§ Your objective
For each line of the listing that holds "dtype", show the full line.

§ Data for this task
@@ -1808,6 +1831,14 @@
 #ifndef FLASHE_CHAIN_QUARTER_DEFAULT
 #define FLASHE_CHAIN_QUARTER_DEFAULT 1
 #endif
+static bool sum128_shape(const LaunchEnv &env, int nc, const ChainTable &tb, uint64_t lo, uint64_t hi)
+{
+    if (env.b != 128 || ~lo != 0 || ~hi != 0 || nc != 1 || (tb.flags[0] & 3) != 0 || !tb.sum_out[0] || tb.count[0] > kSum128MaxCount) return false;
+    for (int l = 0; l < tb.len[0]; l++)
+        if (!tb.in[tb.link0[0] + l] || !tb.out[tb.link0[0] + l]) return false;
+    return true;
+}
+
 hipError_t launch_prf_chains(const LaunchEnv &env, uint32_t iter, int n_chains, const PrfChain *chains, uint64_t n, uint32_t n_jobs)
 {
     if (env.b <= 64) return launch_small_chains(env, iter, n_chains, chains, n, n_jobs);
@@ -1918,7 +1949,10 @@
             cq = *env.codec;
         }
         if (env.codec && summed) return hipErrorInvalidValue;
-        if (dmask)
+        if (dmask && FLASHE_SUM128 && sum128_shape(env, nc, tb, lo, hi))
+            hipLaunchKernelGGL((prf_dmask_sum128_kernel<kPrfThreads>), dim3(grid), dim3(kPrfThreads), 0, env.stream, env.rk, tb, nc,
+                               (all_half ? 1 : 0) | (quarter ? 4 : 0) | probe, iter, lo, hi, env.te0_dev, dmask);
+        else if (dmask)
             hipLaunchKernelGGL((prf_chain_dmask_kernel<kPrfThreads>), dim3(grid), dim3(kPrfThreads), 0, env.stream, env.rk, tb, nc,
                                (all_half ? 1 : 0) | (quarter ? 4 : 0) | probe, iter, lo, hi, env.te0_dev, dmask);
         else if (env.codec)
diff --git a/flashe_amd/csrc/prf_chain_body.inc b/flashe_amd/csrc/prf_chain_body.inc
--- a/flashe_amd/csrc/prf_chain_body.inc
+++ b/flashe_amd/csrc/prf_chain_body.inc
@@ -1,4 +1,5 @@
     static_assert(!DMASK || (SUM && !CODEC), "the decrypt mask is written by summed chains only");
+    static_assert(!D128 || DMASK, "the int_bits = 128 specialisation is the decrypt-mask chain's");
     (void)dmask;
     const uint32_t iter = iter0 + te0[kIterShiftWord];
     constexpr uint32_t WAVES = THREADS / 64;
@@ -11,7 +12,7 @@
     if (all_half & 0x100) return;
 #endif
     const LaneRegs lr = lane_regs(tab);
-    const u128 mask = (static_cast<u128>(mask_hi) << 64) | mask_lo;
+    const u128 mask = D128 ? ~static_cast<u128>(0) : (static_cast<u128>(mask_hi) << 64) | mask_lo;
     {
         const int last = n_chains - 1;
         const int n_streams = tb.sbase[last] + tb.len[last] + ((tb.flags[last] & 1) ? 0 : 1);
@@ -71,8 +72,14 @@
         const uint64_t tj = (first & ~255ull) + 256u * (uniform64(d_tlo[cur]) + (L - cbeg)) + 128u * half +
                             (quarter ? 64u * static_cast<uint32_t>(q & 3u) : 0u);
         const int link0 = tb.link0[cur], sbase = tb.sbase[cur];
-        const bool single = tb.flags[cur] & 1, in2 = tb.flags[cur] & 2;
+        const bool single = !D128 && (tb.flags[cur] & 1), in2 = !D128 && (tb.flags[cur] & 2);
         const int n_streams = tb.len[cur] + (single ? 0 : 1);
+        if constexpr (D128) {
+            if (whole) {
+#include "prf_chain_sum128_tile.inc"
+                continue;
+            }
+        }
         if (whole) {
             const uint32_t x3 = static_cast<uint32_t>(tj) ^ rk.w[3];
             const uint32_t jl = static_cast<uint32_t>(tj) + lane;
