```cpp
__global__ __launch_bounds__(256) void qknorm_rope_fwd_kernel(
    const bf16_t* __restrict__ q_in, const bf16_t* __restrict__ k_in, const bf16_t* __restrict__ v_in,
    bf16_t* __restrict__ q_out, bf16_t* __restrict__ k_out, bf16_t* __restrict__ v_out,
    const bf16_t* __restrict__ wq, const bf16_t* __restrict__ wk, const float* __restrict__ cs_tab,
    int H, int64_t in_sb, int64_t in_sn, int64_t q_sb, int64_t q_sn, int64_t kv_sb, int64_t kv_sn,
    int64_t pos_off, float eps, float q_scale) {
// ... 398 lines not shown
```

### longcat-video-tta_amd/lcv_hip/autograd_ops.py

```python
import weakref
from typing import List, Optional

import torch

from . import ops
from .lib import (LCV_EPI_GELU_TANH, LCV_EPI_NONE, LCV_EPI_SWIGLU, LcvError)

BF16 = torch.bfloat16
F32 = torch.float32

_EPI = {None: LCV_EPI_NONE, "gelu_tanh": LCV_EPI_GELU_TANH}


def _needs_grad(*ts) -> bool:
    return torch.is_grad_enabled() and any(t is not None and t.requires_grad for t in ts)


_WT_CACHE = {}


def transposed_weight(w: torch.Tensor) -> torch.Tensor:
    key = id(w)
    ent = _WT_CACHE.get(key)
    if ent is not None and ent[0]() is w and ent[1] == w._version and ent[2].data_ptr() != 0:
# ... 467 lines not shown
        off = 0
        for b in range(B):
            Lb = int(seqlens[b])
            ops.attention_bwd(qn[b:b + 1], kn[:, off:off + Lb], kv_raw[:, off:off + Lb, 1], o[b:b + 1], do[b:b + 1],
                              lses[b], dqn[b:b + 1], dkv[:, off:off + Lb, 0], dkv[:, off:off + Lb, 1], scale,
                              accumulate_kv=False)
            off += Lb
        dq_raw = torch.empty_like(q_raw)
        dwq = torch.zeros(D, dtype=torch.float32, device=q_raw.device) if want_dw else None
        dwk = torch.zeros(D, dtype=torch.float32, device=q_raw.device) if want_dw else None
        ops.qknorm_rope_bwd(q_raw, None, dqn, None, dq_raw, None, wq, wk, None, 0, eps, dwq=dwq)
        dkv_raw = torch.empty_like(kv_raw)
        ops.qknorm_rope_bwd(None, kv_raw[:, :, 0], None, dkv[:, :, 0], None, dkv_raw[:, :, 0], wq, wk, None, 0, eps, dwk=dwk)
        dkv_raw[:, :, 1].copy_(dkv[:, :, 1])
        return (dq_raw, dkv_raw, dwq.to(wq.dtype) if (want_dw and wq.requires_grad) else None,
                dwk.to(wk.dtype) if (want_dw and wk.requires_grad) else None, None, None, None)


def cross_attention(q, kv, wq, wk, seqlens: List[int], scale, eps):
    if _needs_grad(q, kv, wq, wk):
        return _CrossAttentionFn.apply(q, kv, wq, wk, seqlens, scale, eps)
    B, N, H, D = q.shape
    k, v = kv[:, :, 0], kv[:, :, 1]
    ops.qknorm_rope(q, None, None, q, None, None, wq, wk, None, 0, eps)
    ops.qknorm_rope(None, k, None, None, k, None, wq, wk, None, 0, eps)
    o = torch.empty_like(q)
    off = 0
    for b in range(B):
        Lb = int(seqlens[b])
        ops.attention(q[b:b + 1], k[:, off:off + Lb], v[:, off:off + Lb], scale, out=o[b:b + 1])
        off += Lb
    return o


class _GeluTanhFn(torch.autograd.Function):
    @staticmethod
    def forward(ctx, x):
        ctx.save_for_backward(x)
        return ops.gelu_tanh(x)

    @staticmethod
    def backward(ctx, dy):
        (x,) = ctx.saved_tensors
        return ops.gelu_tanh_bwd(x, (dy if dy.dtype == BF16 else dy.to(BF16)).contiguous())


def gelu_tanh(x: torch.Tensor) -> torch.Tensor:
    if _needs_grad(x):
        return _GeluTanhFn.apply(x)
# ... 105 lines not shown
```

### longcat-video-tta_amd/lcv_hip/build.py

```python
import os
import subprocess
import sys
from concurrent.futures import ThreadPoolExecutor
from pathlib import Path

PKG_DIR = Path(__file__).resolve().parent
CSRC = PKG_DIR.parent / "csrc"
INCLUDE = PKG_DIR.parents[1] / "include"
BUILD = CSRC / "build"
LIB = PKG_DIR / "liblcv_hip.so"
HIPCC = os.environ.get("HIPCC", "/opt/rocm/bin/hipcc")
FLAGS = ["--offload-arch=gfx950", "-O3", "-fPIC", "-std=c++17", "-Wno-unused-value",
         "-fno-gpu-rdc", "-I", str(INCLUDE)]


def _newest_header():
    hs = list(CSRC.glob("*.h")) + list(INCLUDE.glob("*.h"))
    return max(h.stat().st_mtime for h in hs)


_ATTN_FLAGS = ["-fno-honor-nans", "-mno-amdgpu-ieee", "-fno-slp-vectorize"]
EXTRA = {"attn_fwd.hip": _ATTN_FLAGS, "attn_fwd_pipe.hip": _ATTN_FLAGS, "attn_bwd_dq2.hip": _ATTN_FLAGS, "attn_bwd_dkv2.hip": _ATTN_FLAGS,
         "attn_fwd_w64.hip": _ATTN_FLAGS,
         "optim_master.hip": ["-ffp-contract=off"], "optim_moments8.hip": ["-ffp-contract=off"],
         "optim_accum.hip": ["-ffp-contract=off"], "optim_anchor.hip": ["-ffp-contract=off"],
         "optim_ema.hip": ["-ffp-contract=off"], "step_cache.hip": ["-ffp-contract=off"],
         "solver_step.hip": ["-ffp-contract=off"], "cfg_reuse.hip": ["-ffp-contract=off"]}


def _compile(src: Path, hdr_mtime: float) -> Path:
    obj = BUILD / (src.stem + ".o")
    if obj.exists() and obj.stat().st_mtime > max(src.stat().st_mtime, hdr_mtime):
        return obj
    cmd = [HIPCC, *FLAGS, *EXTRA.get(src.name, []), "-c", str(src), "-o", str(obj)]
    r = subprocess.run(cmd, capture_output=True, text=True)
    if r.returncode != 0:
        raise RuntimeError(f"hipcc failed for {src.name}:\n{r.stdout}\n{r.stderr}")
    if r.stderr.strip():
        sys.stderr.write(r.stderr)
    return obj


def build(verbose: bool = False) -> Path:
    BUILD.mkdir(exist_ok=True)
    srcs = sorted(CSRC.glob("*.hip"))
    if not srcs:
# ... 18 lines not shown
```

### longcat-video-tta_amd/lcv_hip/lib.py

```python
import ctypes
import os
from ctypes import c_char_p, c_double, c_float, c_int, c_int64, c_uint64, c_void_p
from pathlib import Path

_LIB_PATH = Path(__file__).resolve().parent / "liblcv_hip.so"

P, I64, F32, I, F64, U64 = c_void_p, c_int64, c_float, c_int, c_double, c_uint64
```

§ Exercise response
        dwq = torch.zeros(D, dtype=torch.float32, device=q_raw.device) if want_dw else None
        dwk = torch.zeros(D, dtype=torch.float32, device=q_raw.device) if want_dw else None
        return (dq_raw, dkv_raw, dwq.to(wq.dtype) if (want_dw and wq.requires_grad) else None,
                dwk.to(wk.dtype) if (want_dw and wk.requires_grad) else None, None, None, None)
        return ops.gelu_tanh_bwd(x, (dy if dy.dtype == BF16 else dy.to(BF16)).contiguous())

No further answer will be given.